Excerpted data:
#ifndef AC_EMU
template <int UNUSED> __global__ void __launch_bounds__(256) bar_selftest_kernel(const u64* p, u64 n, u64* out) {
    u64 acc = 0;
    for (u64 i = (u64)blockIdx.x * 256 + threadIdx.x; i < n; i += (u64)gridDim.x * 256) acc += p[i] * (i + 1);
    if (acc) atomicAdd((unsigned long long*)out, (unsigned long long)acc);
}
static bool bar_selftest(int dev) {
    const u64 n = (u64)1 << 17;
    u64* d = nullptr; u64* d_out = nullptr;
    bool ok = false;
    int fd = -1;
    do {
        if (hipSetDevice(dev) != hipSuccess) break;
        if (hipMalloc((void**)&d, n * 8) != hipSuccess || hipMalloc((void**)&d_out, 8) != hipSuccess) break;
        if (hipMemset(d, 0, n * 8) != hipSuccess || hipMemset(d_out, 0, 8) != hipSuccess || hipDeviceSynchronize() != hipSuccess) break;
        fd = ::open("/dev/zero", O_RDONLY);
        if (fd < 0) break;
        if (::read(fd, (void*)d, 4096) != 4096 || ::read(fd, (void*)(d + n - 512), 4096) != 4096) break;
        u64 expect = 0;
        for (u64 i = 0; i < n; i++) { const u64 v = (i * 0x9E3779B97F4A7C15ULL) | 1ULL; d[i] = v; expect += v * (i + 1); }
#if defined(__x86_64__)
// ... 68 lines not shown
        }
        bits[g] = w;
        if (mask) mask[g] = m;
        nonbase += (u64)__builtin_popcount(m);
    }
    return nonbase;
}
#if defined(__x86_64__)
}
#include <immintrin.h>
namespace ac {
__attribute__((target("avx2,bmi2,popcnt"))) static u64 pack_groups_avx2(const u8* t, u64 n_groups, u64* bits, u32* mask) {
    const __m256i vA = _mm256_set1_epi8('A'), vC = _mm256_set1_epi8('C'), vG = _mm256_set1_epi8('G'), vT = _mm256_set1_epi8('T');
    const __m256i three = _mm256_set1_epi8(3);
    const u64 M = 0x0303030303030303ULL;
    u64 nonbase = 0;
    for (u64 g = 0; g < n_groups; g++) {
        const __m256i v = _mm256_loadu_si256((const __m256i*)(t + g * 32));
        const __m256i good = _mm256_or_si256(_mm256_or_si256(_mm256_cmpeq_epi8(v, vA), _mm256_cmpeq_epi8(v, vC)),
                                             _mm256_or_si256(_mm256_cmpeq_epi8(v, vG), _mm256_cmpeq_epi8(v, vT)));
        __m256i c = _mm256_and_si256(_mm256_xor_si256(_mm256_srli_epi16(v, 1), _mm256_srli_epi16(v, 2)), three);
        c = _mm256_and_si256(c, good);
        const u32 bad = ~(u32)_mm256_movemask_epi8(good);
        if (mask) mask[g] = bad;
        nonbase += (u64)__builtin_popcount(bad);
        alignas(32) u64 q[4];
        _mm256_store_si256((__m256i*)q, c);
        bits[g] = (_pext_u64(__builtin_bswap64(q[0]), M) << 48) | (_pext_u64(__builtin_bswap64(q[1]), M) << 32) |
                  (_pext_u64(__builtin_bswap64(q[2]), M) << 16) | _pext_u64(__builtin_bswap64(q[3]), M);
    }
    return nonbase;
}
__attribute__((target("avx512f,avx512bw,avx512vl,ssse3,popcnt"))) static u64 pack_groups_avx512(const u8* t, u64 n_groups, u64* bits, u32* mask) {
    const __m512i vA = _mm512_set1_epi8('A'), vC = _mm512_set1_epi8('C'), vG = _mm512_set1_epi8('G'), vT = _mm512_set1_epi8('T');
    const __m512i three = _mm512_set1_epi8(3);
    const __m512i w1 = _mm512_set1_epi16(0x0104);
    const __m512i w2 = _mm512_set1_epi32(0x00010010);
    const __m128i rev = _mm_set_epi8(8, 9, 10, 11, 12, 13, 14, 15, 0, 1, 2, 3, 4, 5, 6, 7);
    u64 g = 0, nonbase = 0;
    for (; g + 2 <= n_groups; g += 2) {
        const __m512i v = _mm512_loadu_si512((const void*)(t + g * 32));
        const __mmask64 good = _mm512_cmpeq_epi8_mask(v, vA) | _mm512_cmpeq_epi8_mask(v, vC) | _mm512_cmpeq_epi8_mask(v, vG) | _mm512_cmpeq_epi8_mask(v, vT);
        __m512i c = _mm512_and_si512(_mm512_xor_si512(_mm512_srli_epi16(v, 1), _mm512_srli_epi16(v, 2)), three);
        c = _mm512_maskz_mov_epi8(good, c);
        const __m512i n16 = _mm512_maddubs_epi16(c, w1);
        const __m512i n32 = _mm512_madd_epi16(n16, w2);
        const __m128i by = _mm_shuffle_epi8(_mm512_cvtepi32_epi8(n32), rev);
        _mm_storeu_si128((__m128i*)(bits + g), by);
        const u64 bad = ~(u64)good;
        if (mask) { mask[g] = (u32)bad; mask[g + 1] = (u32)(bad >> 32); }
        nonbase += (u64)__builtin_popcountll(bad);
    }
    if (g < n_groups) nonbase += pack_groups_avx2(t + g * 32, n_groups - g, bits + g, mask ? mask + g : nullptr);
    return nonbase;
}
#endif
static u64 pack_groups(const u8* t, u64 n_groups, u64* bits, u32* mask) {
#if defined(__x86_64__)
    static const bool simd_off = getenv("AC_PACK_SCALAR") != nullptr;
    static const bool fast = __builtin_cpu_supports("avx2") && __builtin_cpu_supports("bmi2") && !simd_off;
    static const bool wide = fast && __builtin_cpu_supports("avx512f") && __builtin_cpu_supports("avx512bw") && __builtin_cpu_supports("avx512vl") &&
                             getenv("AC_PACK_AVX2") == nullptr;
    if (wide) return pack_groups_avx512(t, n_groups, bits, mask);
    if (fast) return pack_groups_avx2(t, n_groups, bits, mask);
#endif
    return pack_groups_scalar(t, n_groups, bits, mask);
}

About this task:
Every record above needs to be repeated word for word.

Answer space:
#ifndef AC_EMU
template <int UNUSED> __global__ void __launch_bounds__(256) bar_selftest_kernel(const u64* p, u64 n, u64* out) {
    u64 acc = 0;
    for (u64 i = (u64)blockIdx.x * 256 + threadIdx.x; i < n; i += (u64)gridDim.x * 256) acc += p[i] * (i + 1);
    if (acc) atomicAdd((unsigned long long*)out, (unsigned long long)acc);
}
static bool bar_selftest(int dev) {
    const u64 n = (u64)1 << 17;
    u64* d = nullptr; u64* d_out = nullptr;
    bool ok = false;
    int fd = -1;
    do {
        if (hipSetDevice(dev) != hipSuccess) break;
        if (hipMalloc((void**)&d, n * 8) != hipSuccess || hipMalloc((void**)&d_out, 8) != hipSuccess) break;
        if (hipMemset(d, 0, n * 8) != hipSuccess || hipMemset(d_out, 0, 8) != hipSuccess || hipDeviceSynchronize() != hipSuccess) break;
        fd = ::open("/dev/zero", O_RDONLY);
        if (fd < 0) break;
        if (::read(fd, (void*)d, 4096) != 4096 || ::read(fd, (void*)(d + n - 512), 4096) != 4096) break;
        u64 expect = 0;
        for (u64 i = 0; i < n; i++) { const u64 v = (i * 0x9E3779B97F4A7C15ULL) | 1ULL; d[i] = v; expect += v * (i + 1); }
#if defined(__x86_64__)
// ... 68 lines not shown
        }
        bits[g] = w;
        if (mask) mask[g] = m;
        nonbase += (u64)__builtin_popcount(m);
    }
    return nonbase;
}
#if defined(__x86_64__)
}
#include <immintrin.h>
namespace ac {
__attribute__((target("avx2,bmi2,popcnt"))) static u64 pack_groups_avx2(const u8* t, u64 n_groups, u64* bits, u32* mask) {
    const __m256i vA = _mm256_set1_epi8('A'), vC = _mm256_set1_epi8('C'), vG = _mm256_set1_epi8('G'), vT = _mm256_set1_epi8('T');
    const __m256i three = _mm256_set1_epi8(3);
    const u64 M = 0x0303030303030303ULL;
    u64 nonbase = 0;
    for (u64 g = 0; g < n_groups; g++) {
        const __m256i v = _mm256_loadu_si256((const __m256i*)(t + g * 32));
        const __m256i good = _mm256_or_si256(_mm256_or_si256(_mm256_cmpeq_epi8(v, vA), _mm256_cmpeq_epi8(v, vC)),
                                             _mm256_or_si256(_mm256_cmpeq_epi8(v, vG), _mm256_cmpeq_epi8(v, vT)));
        __m256i c = _mm256_and_si256(_mm256_xor_si256(_mm256_srli_epi16(v, 1), _mm256_srli_epi16(v, 2)), three);
        c = _mm256_and_si256(c, good);
        const u32 bad = ~(u32)_mm256_movemask_epi8(good);
        if (mask) mask[g] = bad;
        nonbase += (u64)__builtin_popcount(bad);
        alignas(32) u64 q[4];
        _mm256_store_si256((__m256i*)q, c);
        bits[g] = (_pext_u64(__builtin_bswap64(q[0]), M) << 48) | (_pext_u64(__builtin_bswap64(q[1]), M) << 32) |
                  (_pext_u64(__builtin_bswap64(q[2]), M) << 16) | _pext_u64(__builtin_bswap64(q[3]), M);
    }
    return nonbase;
}
__attribute__((target("avx512f,avx512bw,avx512vl,ssse3,popcnt"))) static u64 pack_groups_avx512(const u8* t, u64 n_groups, u64* bits, u32* mask) {
    const __m512i vA = _mm512_set1_epi8('A'), vC = _mm512_set1_epi8('C'), vG = _mm512_set1_epi8('G'), vT = _mm512_set1_epi8('T');
    const __m512i three = _mm512_set1_epi8(3);
    const __m512i w1 = _mm512_set1_epi16(0x0104);
    const __m512i w2 = _mm512_set1_epi32(0x00010010);
    const __m128i rev = _mm_set_epi8(8, 9, 10, 11, 12, 13, 14, 15, 0, 1, 2, 3, 4, 5, 6, 7);
    u64 g = 0, nonbase = 0;
    for (; g + 2 <= n_groups; g += 2) {
        const __m512i v = _mm512_loadu_si512((const void*)(t + g * 32));
        const __mmask64 good = _mm512_cmpeq_epi8_mask(v, vA) | _mm512_cmpeq_epi8_mask(v, vC) | _mm512_cmpeq_epi8_mask(v, vG) | _mm512_cmpeq_epi8_mask(v, vT);
        __m512i c = _mm512_and_si512(_mm512_xor_si512(_mm512_srli_epi16(v, 1), _mm512_srli_epi16(v, 2)), three);
        c = _mm512_maskz_mov_epi8(good, c);
        const __m512i n16 = _mm512_maddubs_epi16(c, w1);
        const __m512i n32 = _mm512_madd_epi16(n16, w2);
        const __m128i by = _mm_shuffle_epi8(_mm512_cvtepi32_epi8(n32), rev);
        _mm_storeu_si128((__m128i*)(bits + g), by);
        const u64 bad = ~(u64)good;
        if (mask) { mask[g] = (u32)bad; mask[g + 1] = (u32)(bad >> 32); }
        nonbase += (u64)__builtin_popcountll(bad);
    }
    if (g < n_groups) nonbase += pack_groups_avx2(t + g * 32, n_groups - g, bits + g, mask ? mask + g : nullptr);
    return nonbase;
}
#endif
static u64 pack_groups(const u8* t, u64 n_groups, u64* bits, u32* mask) {
#if defined(__x86_64__)
    static const bool simd_off = getenv("AC_PACK_SCALAR") != nullptr;
    static const bool fast = __builtin_cpu_supports("avx2") && __builtin_cpu_supports("bmi2") && !simd_off;
    static const bool wide = fast && __builtin_cpu_supports("avx512f") && __builtin_cpu_supports("avx512bw") && __builtin_cpu_supports("avx512vl") &&
                             getenv("AC_PACK_AVX2") == nullptr;
    if (wide) return pack_groups_avx512(t, n_groups, bits, mask);
    if (fast) return pack_groups_avx2(t, n_groups, bits, mask);
#endif
    return pack_groups_scalar(t, n_groups, bits, mask);
}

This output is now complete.